Supplied records:
>>>>

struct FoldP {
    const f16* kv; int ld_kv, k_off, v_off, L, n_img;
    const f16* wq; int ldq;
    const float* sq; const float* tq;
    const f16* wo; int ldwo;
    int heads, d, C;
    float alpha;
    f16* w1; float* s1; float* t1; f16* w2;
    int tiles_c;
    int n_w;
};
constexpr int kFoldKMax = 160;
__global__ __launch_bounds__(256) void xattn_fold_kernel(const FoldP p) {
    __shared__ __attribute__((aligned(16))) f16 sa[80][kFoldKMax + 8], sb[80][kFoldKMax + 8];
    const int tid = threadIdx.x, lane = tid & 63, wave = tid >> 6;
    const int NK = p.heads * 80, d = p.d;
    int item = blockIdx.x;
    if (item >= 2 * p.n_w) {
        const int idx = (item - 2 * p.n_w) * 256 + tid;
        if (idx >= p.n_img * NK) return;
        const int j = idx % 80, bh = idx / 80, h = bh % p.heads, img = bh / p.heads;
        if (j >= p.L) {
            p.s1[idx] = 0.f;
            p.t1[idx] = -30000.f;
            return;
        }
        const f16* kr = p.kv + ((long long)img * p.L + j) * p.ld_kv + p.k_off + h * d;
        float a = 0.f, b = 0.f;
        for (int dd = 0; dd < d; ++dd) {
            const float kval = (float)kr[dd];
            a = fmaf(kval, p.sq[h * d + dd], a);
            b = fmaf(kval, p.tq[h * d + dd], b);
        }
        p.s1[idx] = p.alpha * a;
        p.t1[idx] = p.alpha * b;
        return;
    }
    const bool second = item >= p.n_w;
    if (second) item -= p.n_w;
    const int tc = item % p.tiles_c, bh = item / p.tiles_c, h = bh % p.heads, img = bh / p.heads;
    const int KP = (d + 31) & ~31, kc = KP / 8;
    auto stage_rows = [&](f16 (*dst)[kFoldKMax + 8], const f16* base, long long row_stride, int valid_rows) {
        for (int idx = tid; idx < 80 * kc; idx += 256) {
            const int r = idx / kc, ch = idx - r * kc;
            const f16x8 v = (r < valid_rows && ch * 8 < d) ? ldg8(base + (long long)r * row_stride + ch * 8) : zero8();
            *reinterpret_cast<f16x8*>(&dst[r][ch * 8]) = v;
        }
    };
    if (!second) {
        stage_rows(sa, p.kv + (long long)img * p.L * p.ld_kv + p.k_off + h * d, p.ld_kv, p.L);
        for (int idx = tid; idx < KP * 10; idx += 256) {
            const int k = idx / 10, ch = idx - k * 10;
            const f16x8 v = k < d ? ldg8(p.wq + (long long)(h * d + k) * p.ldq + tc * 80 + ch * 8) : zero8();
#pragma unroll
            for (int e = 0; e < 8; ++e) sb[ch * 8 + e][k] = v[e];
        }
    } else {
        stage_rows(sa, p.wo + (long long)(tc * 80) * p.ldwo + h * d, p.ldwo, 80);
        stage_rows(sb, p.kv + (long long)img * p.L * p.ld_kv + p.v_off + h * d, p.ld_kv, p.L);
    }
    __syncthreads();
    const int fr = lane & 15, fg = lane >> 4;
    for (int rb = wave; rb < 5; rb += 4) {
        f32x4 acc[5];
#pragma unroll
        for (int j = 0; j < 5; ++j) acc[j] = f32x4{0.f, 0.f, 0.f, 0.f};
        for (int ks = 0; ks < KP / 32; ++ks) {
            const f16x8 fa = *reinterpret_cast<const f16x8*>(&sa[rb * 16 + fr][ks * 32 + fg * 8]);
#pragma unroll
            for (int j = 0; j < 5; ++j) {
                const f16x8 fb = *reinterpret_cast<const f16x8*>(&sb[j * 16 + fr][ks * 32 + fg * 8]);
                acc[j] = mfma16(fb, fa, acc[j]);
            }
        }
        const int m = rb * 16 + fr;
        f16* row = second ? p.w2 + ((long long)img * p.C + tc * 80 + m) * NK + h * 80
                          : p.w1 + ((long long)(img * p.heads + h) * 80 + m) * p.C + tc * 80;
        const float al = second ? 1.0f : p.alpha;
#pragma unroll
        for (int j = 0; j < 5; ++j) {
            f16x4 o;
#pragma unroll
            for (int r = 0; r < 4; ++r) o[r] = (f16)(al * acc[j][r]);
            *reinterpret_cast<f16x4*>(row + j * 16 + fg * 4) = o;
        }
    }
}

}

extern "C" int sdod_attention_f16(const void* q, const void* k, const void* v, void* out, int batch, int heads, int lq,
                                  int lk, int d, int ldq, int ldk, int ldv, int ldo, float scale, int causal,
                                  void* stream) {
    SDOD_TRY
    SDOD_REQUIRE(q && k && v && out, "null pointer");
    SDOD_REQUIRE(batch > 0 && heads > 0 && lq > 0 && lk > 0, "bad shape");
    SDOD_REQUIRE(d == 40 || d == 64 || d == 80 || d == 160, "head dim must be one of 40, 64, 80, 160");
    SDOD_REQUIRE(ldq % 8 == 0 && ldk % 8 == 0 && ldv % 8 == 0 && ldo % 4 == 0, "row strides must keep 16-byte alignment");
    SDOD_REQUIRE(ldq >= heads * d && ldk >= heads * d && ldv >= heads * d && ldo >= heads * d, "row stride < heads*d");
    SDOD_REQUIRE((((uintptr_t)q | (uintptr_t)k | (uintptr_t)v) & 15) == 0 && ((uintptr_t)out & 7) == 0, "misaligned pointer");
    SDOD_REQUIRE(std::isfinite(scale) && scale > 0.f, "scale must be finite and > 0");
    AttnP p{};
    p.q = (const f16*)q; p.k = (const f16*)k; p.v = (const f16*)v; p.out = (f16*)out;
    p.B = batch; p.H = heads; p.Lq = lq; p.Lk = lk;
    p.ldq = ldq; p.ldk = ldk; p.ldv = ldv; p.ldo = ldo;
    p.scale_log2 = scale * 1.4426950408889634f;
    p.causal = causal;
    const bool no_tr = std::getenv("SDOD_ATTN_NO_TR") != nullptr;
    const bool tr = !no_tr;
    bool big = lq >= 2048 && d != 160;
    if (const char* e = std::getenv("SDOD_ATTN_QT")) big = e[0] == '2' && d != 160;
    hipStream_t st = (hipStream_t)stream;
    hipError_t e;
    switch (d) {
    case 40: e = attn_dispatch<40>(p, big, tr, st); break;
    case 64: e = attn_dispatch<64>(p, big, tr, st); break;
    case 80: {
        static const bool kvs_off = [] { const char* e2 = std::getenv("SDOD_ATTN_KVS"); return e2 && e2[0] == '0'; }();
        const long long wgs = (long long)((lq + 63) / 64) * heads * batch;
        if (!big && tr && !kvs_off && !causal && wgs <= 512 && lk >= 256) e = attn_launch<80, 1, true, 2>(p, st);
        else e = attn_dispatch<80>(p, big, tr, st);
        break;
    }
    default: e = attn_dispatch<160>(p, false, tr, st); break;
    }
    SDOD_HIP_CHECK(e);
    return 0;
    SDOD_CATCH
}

<<<<

Task brief: Using the entries above, give again exactly the lines from the line holding "constexpr int kFoldKMax = 160;" through the line holding "if (item >= 2". Include both end lines and nothing else.

Output:
constexpr int kFoldKMax = 160;
__global__ __launch_bounds__(256) void xattn_fold_kernel(const FoldP p) {
    __shared__ __attribute__((aligned(16))) f16 sa[80][kFoldKMax + 8], sb[80][kFoldKMax + 8];
    const int tid = threadIdx.x, lane = tid & 63, wave = tid >> 6;
    const int NK = p.heads * 80, d = p.d;
    int item = blockIdx.x;
    if (item >= 2 * p.n_w) {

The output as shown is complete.